Ating Kabuhayan

Thank the Veterans Around Us

A choice and willingness to sacrifice their lives and livelihoods were made for us!

My Dad was a Veteran and so was my younger brother. I also have uncles and cousins on both sides of my family who are veterans as well. I’ve always admired those who join the military. I grew up when the Vietnam War was being fought and our country had a draft. Family members and friends were being drafted and leaving every week. Some even “joined up.” I remember thinking these were men; some very young, who were leaving the comforts of home and all that was familiar for the unknown world of the Army, Navy, Marines or the Air Force. The journey to becoming a veteran starts with the unknown; the sense of not knowing anything that lies ahead.

I had a cousin who wrote to my dad while he was in boot camp. My dad loved to write letters and everyone in the family knew that if they wrote to him, he would always write back. Anyway, my dad let me read this cousin’s letter. From its contents, I was struck by the absolute courage it took him to leave home at 19 and join the Army. I was also struck by how scared he was. There was one line in the letter that has stayed with me to this day. My cousin wrote “You know, I don’t know if I’ll ever come home, as I’ve heard that many are dying in the war.” I pondered the idea of death, that joining the military, especially in a time of war, means that death is an ever-present reality. The journey to becoming a veteran is filled with stories and experiences of being scared, of death and dying; of those who were “here today” but then “gone tomorrow.”

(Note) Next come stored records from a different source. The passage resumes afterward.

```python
def enable_tuned_gemms():
# ... 456 lines not shown
            if torch.all(self._test_return_tracker.get_eps_per_env() > min_eps_per_env - 1):
                break
        out = {"mean_return": self._test_return_tracker.get_mean_return().item(),
               "mean_ep_len": self._test_return_tracker.get_mean_ep_len().item(),
               "num_eps": self._test_return_tracker.get_episodes()}
        if report_te:
            t = self._test_tracking_error_tracker
            out.update({"test_mean_root_pos_tracking_err": t.get_mean_root_pos_err().item(),
                        "test_mean_root_rot_tracking_err": t.get_mean_root_rot_err().item(),
                        "test_mean_body_pos_tracking_err": t.get_mean_body_pos_err().item(),
                        "test_mean_body_rot_tracking_err": t.get_mean_body_rot_err().item(),
                        "test_mean_dof_vel_tracking_err": t.get_mean_dof_vel_err().item(),
                        "test_mean_root_vel_tracking_err": t.get_mean_root_vel_err().item(),
                        "test_mean_root_ang_vel_tracking_err": t.get_mean_root_ang_vel_err().item()})
        return out

    def hard_reset_envs(self):
        if self._is_terrain_runner:
            self._env.apply_hard_reset()
        self._curr_obs, self._curr_info = self._env.reset()

    def test_model(self, num_episodes):
        self.eval()
        self.set_mode(AgentMode.TEST)
        self.hard_reset_envs()
        P = mp_util.get_num_procs()
        return self._rollout_test(int(np.ceil(num_episodes / P)))

    @torch.no_grad()
    def _critic_values(self):
        eb = self._exp_buffer
        obs, next_obs, done = eb.get_data("obs"), eb.get_data("next_obs"), eb.get_data("done")
        norm_obs = self._obs_norm.normalize(obs, out=eb.get_data("norm_obs"))
        vals = self._model.eval_critic(norm_obs).squeeze(-1)
        T = obs.shape[0]
        need = done != base_env.DoneFlags.NULL.value
        need[T - 1] = True
        next_vals = torch.empty_like(vals)
        next_vals[:T - 1] = vals[1:]
        idx = need.flatten().nonzero().flatten()
        sel = next_obs.flatten(0, 1)[idx]
        next_vals.flatten()[idx] = self._model.eval_critic(self._obs_norm.normalize(sel)).squeeze(-1)
        return vals, next_vals

    @torch.no_grad()
    def _build_train_data(self):
        self.eval()
        eb = self._exp_buffer
        obs, next_obs = eb.get_data("obs"), eb.get_data("next_obs")
        r, done = eb.get_data("reward"), eb.get_data("done")
        mask = eb.get_data("rand_action_mask")
        vals, next_vals = self._critic_values()
        r_min, r_max = self._env.get_reward_bounds()
        next_vals = torch.clamp(next_vals, r_min / (1.0 - self._discount), r_max / (1.0 - self._discount))
        succ_val = self._env.get_reward_succ() / (1.0 - self._discount)
        fail_val = self._env.get_reward_fail() / (1.0 - self._discount)
        next_vals = torch.where(done == base_env.DoneFlags.SUCC.value, torch.full_like(next_vals, succ_val), next_vals)
        next_vals = torch.where(done == base_env.DoneFlags.FAIL.value, torch.full_like(next_vals, fail_val), next_vals)
        new_vals = rl_util.compute_td_lambda_return(r, next_vals, done, self._discount, self._td_lambda)
        norm_adv, mean_std = rl_util.normalize_advantage(new_vals, vals, mask, self._norm_adv_clip)
        eb.set_data("tar_val", new_vals)
        eb.set_data("adv", norm_adv)
        if eb.has_buffer("loss_rec"):
            rec = eb.get_data("loss_rec")
            A = eb.get_data("action").shape[-1]
            self._a_norm.normalize(eb.get_data("action"), out=rec[..., 0:A])
            rec[..., A] = eb.get_data("a_logp")
            rec[..., A + 1] = norm_adv
            rec[..., A + 2] = mask
            rec[..., A + 3] = new_vals
        return {"adv_mean": mean_std[0], "adv_std": mean_std[1]}

    def _compute_loss(self, batch):
        norm_obs = batch["norm_obs"] if "norm_obs" in batch else self._obs_norm.normalize(batch["obs"])
        norm_a = self._a_norm.normalize(batch["action"])
# ... 38 lines not shown

    def _compute_loss_fused(self, batch, norm_obs, norm_a, pred):
        a_dist = self._model.eval_actor(norm_obs)
        logstd = a_dist.logstd
        if logstd.dim() != 2 or logstd.stride(0) != 0:
            return None
        loss, out = rl_util.ppo_loss(a_dist.mean, logstd[0], pred, norm_a, batch["a_logp"], batch["adv"], batch["rand_action_mask"],
                                     batch["tar_val"], self._ppo_clip_ratio, self._action_bound_weight, self._action_entropy_weight,
                                     self._action_reg_weight, self._critic_loss_weight, 20.0, self._critic_loss_type != "L2")
        slots = {"loss": 0, "critic_loss": 1, "actor_loss": 2, "clip_frac": 3, "imp_ratio": 4}
        if self._action_bound_weight != 0:
            slots["action_bound_loss"] = 5
        if self._action_entropy_weight != 0:
            slots["action_entropy"] = 6
        if self._action_reg_weight != 0:
            slots["action_reg_loss"] = 7
        return {"loss": loss, "_packed": out, "_slots": slots}

    def _explicit_update_ok(self):
        return (str(self._device).startswith("cuda") and self._config.get("explicit_backward", True) and self._config.get("fused_ppo_loss", True)
                and self._model.supports_explicit_backward())

    def _minibatch_step_explicit(self, batch, acc):
        norm_obs = batch["norm_obs"]
        mean, logstd, pred, saved = self._model.train_forward(norm_obs)
        if self._ppo_cfg is None:
            self._ppo_cfg = rl_util.ppo_cfg(self._ppo_clip_ratio, self._action_bound_weight, self._action_entropy_weight, self._action_reg_weight,
                                            self._critic_loss_weight, 20.0, self._critic_loss_type != "L2")
        if "loss_rec" in batch:
            out, g_mean, g_logstd, g_pred = rl_util.ppo_loss_and_grads_packed(mean, logstd, pred, batch["loss_rec"], self._ppo_cfg)
        else:
            out, g_mean, g_logstd, g_pred = rl_util.ppo_loss_and_grads(mean, logstd, pred, self._a_norm.normalize(batch["action"]), batch["a_logp"],
                                                                        batch["adv"], batch["rand_action_mask"], batch["tar_val"], self._ppo_cfg)
        write = lambda grad_of, done: self._model.train_backward(saved, g_mean, g_logstd, g_pred, grad_of, done)
        if self._clip_grad_norm:
            self._optimizer.step_explicit(write, model=self._model, max_norm=self._max_grad_norm)
        else:
            self._optimizer.step_explicit(write)
        acc.append(out)

    def _nan_trap(self, loss_rows, batches, epoch):
        bad = torch.isnan(loss_rows).any(dim=1).tolist()
        if not any(bad):
            return
        k = bad.index(True)
        import pickle
        batch_file = os.path.join("output", "debug_batch.pkl")
        os.makedirs("output", exist_ok=True)
        with open(batch_file, "wb") as f:
            pickle.dump({name: v.detach().cpu() for name, v in batches[k].items()}, f)
        Logger.print("NAN LOSS in minibatch {} of update epoch {}: wrote debug batch file to {}".format(k, epoch, batch_file))
        raise FloatingPointError("NaN loss in minibatch {} of update epoch {} (batch dumped to {}; the reference prints, dumps and exits "
                                 "at this point)".format(k, epoch, batch_file))

    def _update_model(self):
        self.train()
        N = self.get_num_envs()
        num_samples = self._exp_buffer.get_sample_count()
        batch_size = self._batch_size * N
        num_batches = int(np.ceil(float(num_samples) / batch_size))
        acc = dict()
        if self._explicit_update_ok():
            slots = {"loss": 0, "critic_loss": 1, "actor_loss": 2, "clip_frac": 3, "imp_ratio": 4}
            for name, w, i in (("action_bound_loss", self._action_bound_weight, 5), ("action_entropy", self._action_entropy_weight, 6),
                               ("action_reg_loss", self._action_reg_weight, 7)):
                if w != 0:
                    slots[name] = i
# ... 186 lines not shown
```

### parc_amd/learning/dm_ppo_model.py

```python
import enum

import numpy as np
import torch


class StdType(enum.Enum):
    FIXED = 0
    CONSTANT = 1
    VARIABLE = 2


class DistributionGaussianDiag:
    def __init__(self, mean, logstd):
        self._mean = mean
        self._logstd = logstd
        self._std_cache = None
        self._dim = mean.shape[-1]

    @property
    def _std(self):
        if self._std_cache is None:
            self._std_cache = torch.exp(self._logstd)
        return self._std_cache

# ... 126 lines not shown
        return self._action_dist(self._actor_layers(obs))

    @torch.no_grad()
    def eval_actor_tapped(self, obs):
        acts = self._trunk_forward(self._actor_layers, obs)
        mnet = self._action_dist._mean_net
        mean = torch.addmm(mnet.bias, acts[-1], mnet.weight.t())
        return DistributionGaussianDiag(mean=mean, logstd=torch.broadcast_to(self._action_dist._logstd_net, mean.shape)), acts[1:]

    def supports_explicit_backward(self):
        def plain(seq):
            mods = list(seq)
            return len(mods) % 2 == 0 and all(isinstance(m, torch.nn.Linear) for m in mods[0::2]) and all(isinstance(m, torch.nn.ReLU) for m in mods[1::2]) \
                and all(m.out_features % 4 == 0 for m in mods[0::2])
        return plain(self._actor_layers) and plain(self._critic_layers) and self._action_dist._std_type != StdType.VARIABLE

    @staticmethod
    def _trunk_forward(seq, x):
        acts = [x]
        for lin in list(seq)[0::2]:
            x = torch._addmm_activation(lin.bias, x, lin.weight.t(), use_gelu=False)
            acts.append(x)
        return acts

    @torch.no_grad()
    def train_forward(self, norm_obs):
        a = self._trunk_forward(self._actor_layers, norm_obs)
        c = self._trunk_forward(self._critic_layers, norm_obs)
        mnet = self._action_dist._mean_net
        mean = torch.addmm(mnet.bias, a[-1], mnet.weight.t())
        pred = torch.addmm(self._critic_out.bias, c[-1], self._critic_out.weight.t()).squeeze(-1)
        return mean, self._action_dist._logstd_net, pred, (a, c)

    def _relu_bwd(self, d, y, db):
        from .. import _hip
        L = _hip.lib()
        need = int(L.parc_relu_bwd_workspace_floats(d.shape[0], d.shape[1]))
        ws = getattr(self, "_relu_ws", None)
        if ws is None or ws.numel() < need or ws.device != d.device:
            ws = self._relu_ws = torch.empty(max(need, 1), dtype=torch.float32, device=d.device)
        _hip.check(L.parc_relu_bwd_bias_grad(_hip.stream(), d.shape[0], d.shape[1], _hip.ptr(d), _hip.ptr(y), _hip.ptr(db), _hip.ptr(ws)),
                   "parc_relu_bwd_bias_grad")

    def _weighted_colsum(self, x, w, out):
        from .. import _hip
        L = _hip.lib()
        need = int(L.parc_relu_bwd_workspace_floats(x.shape[0], x.shape[1]))
        ws = getattr(self, "_relu_ws", None)
        if ws is None or ws.numel() < need or ws.device != x.device:
            ws = self._relu_ws = torch.empty(max(need, 1), dtype=torch.float32, device=x.device)
        _hip.check(L.parc_weighted_colsum(_hip.stream(), x.shape[0], x.shape[1], _hip.ptr(x), _hip.ptr(w.contiguous()), _hip.ptr(out), _hip.ptr(ws)),
                   "parc_weighted_colsum")

    def _trunk_backward(self, seq, acts, d, grad_of, done):
        lins = list(seq)[0::2]
        for k in range(len(lins) - 1, -1, -1):
            lin = lins[k]
            self._relu_bwd(d, acts[k + 1], grad_of(lin.bias))
            torch.mm(d.t(), acts[k], out=grad_of(lin.weight))
            done(lin.weight)
            done(lin.bias)
            if k > 0:
                d = torch.mm(d, lin.weight)

    @torch.no_grad()
    def train_backward(self, saved, g_mean, g_logstd, g_pred, grad_of, done=lambda p: None):
        a, c = saved
        mnet = self._action_dist._mean_net
        torch.mm(g_mean.t(), a[-1], out=grad_of(mnet.weight))
        torch.sum(g_mean, dim=0, out=grad_of(mnet.bias))
        done(mnet.weight)
        done(mnet.bias)
        if self._action_dist._std_type == StdType.CONSTANT:
            grad_of(self._action_dist._logstd_net).copy_(g_logstd)
            done(self._action_dist._logstd_net)
        self._trunk_backward(self._actor_layers, a, torch.mm(g_mean, mnet.weight), grad_of, done)
        gp = g_pred.unsqueeze(-1)
        if self._critic_out.weight.shape[0] == 1:
            self._weighted_colsum(c[-1], g_pred, grad_of(self._critic_out.weight).view(-1))
        else:
            torch.mm(gp.t(), c[-1], out=grad_of(self._critic_out.weight))
        torch.sum(gp, dim=0, out=grad_of(self._critic_out.bias))
        done(self._critic_out.weight)
        done(self._critic_out.bias)
        self._trunk_backward(self._critic_layers, c, torch.mm(gp, self._critic_out.weight), grad_of, done)

    def eval_critic(self, obs):
        return self._critic_out(self._critic_layers(obs))
```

Early in my career as a social worker, I was on an assessment team with a group of case managers and social workers who worked with me to come up with care plans for veterans who returned from service and who were now disabled. There was one particularly unfortunate case of a veteran who was injured, not in combat but at a base, soon after he was sent on a combat mission. The injury was very catastrophic with about a year’s work of rehabilitative medical treatment and allied health therapeutic regimes. I remember the case presentation asking the team to assess the “genuine guilt” the veteran had and the expressed disappointment he had about “never being able to fight.” What the team came up with was a care plan that focused on the restoration of self-esteem and self-worth for this veteran. Eventually, the veteran was reintroduced to his former career and, among other resettlement realities, obtained employment in a career he had known before being drafted. In speaking with me, he said (and I remember his words) “I am half the man I was but I’m now more than the man I was when I went into the Army.” The journey to becoming a veteran is filled with challenges that bring up one’s doubts and fears that must be overcome.

All too often, there are Veterans who return in a coffin. It is then up to the surviving family members to make sense of the loss, often chaos that literally surrounds the coffin. I was once a chaplain to a family whose only son was killed in combat. The parents and siblings were really beside themselves and kept asking “How can this be?” I helped them, through many discussions and much praying, that the loss of their son and brother was something that they had to “fill the void” by living for themselves and for him. Eventually, the parents sat with me just before the Funeral to inform me they had decided to start a scholarship fund in their son’s memory. I asked them what this fund was for. They said it was for the education of the children of veterans killed in combat. The mother informed me while shedding tears that their son loved children and that he wanted to be a teacher once he got out. The journey to becoming a veteran is for survivors to understand that a “loss” is an opportunity to “fill a void.”

Kababayan, I want to encourage you to think of the veterans among us. They have had the courage to leave us and join the military; to quite emotionally and with selflessness sacrifice their livelihoods and lives so that we could continue to live in freedom. This gives us the opportunity to put back, sometimes without them, what has been taken away. The journey to becoming a Veteran begins with a family’s, even a community’s understanding, that Veterans are on a journey of a lifetime, and that we must be with them on the journey, for a lifetime, meaning forever!

Rev. John A. Hau’oli Tomoso † is a Social Worker and Episcopal Priest. He is a Priest Associate at Good Shepherd Episcopal Church in Wailuku and an on-call Chaplain at Maui Memorial Medical Center. Tomoso was graduated from St. Anthony Jr./Sr. High School, the College of St. Thomas in St. Paul, Minnesota (Bachelor of Arts in Political Science and Sociology) and Myron B. Thompson School of Social Work at the University of Hawai’i at Mānoa (Masters of Social Work). In 2008, he retired from the civil service as the Maui County Executive on Aging. Tomoso is currently the Executive Director of the non-profit Tri-Isle Resource Conservation and Development Council, Inc. His wife Susan is a 7th grade Language Arts Teacher at Maui Waena Intermediate School.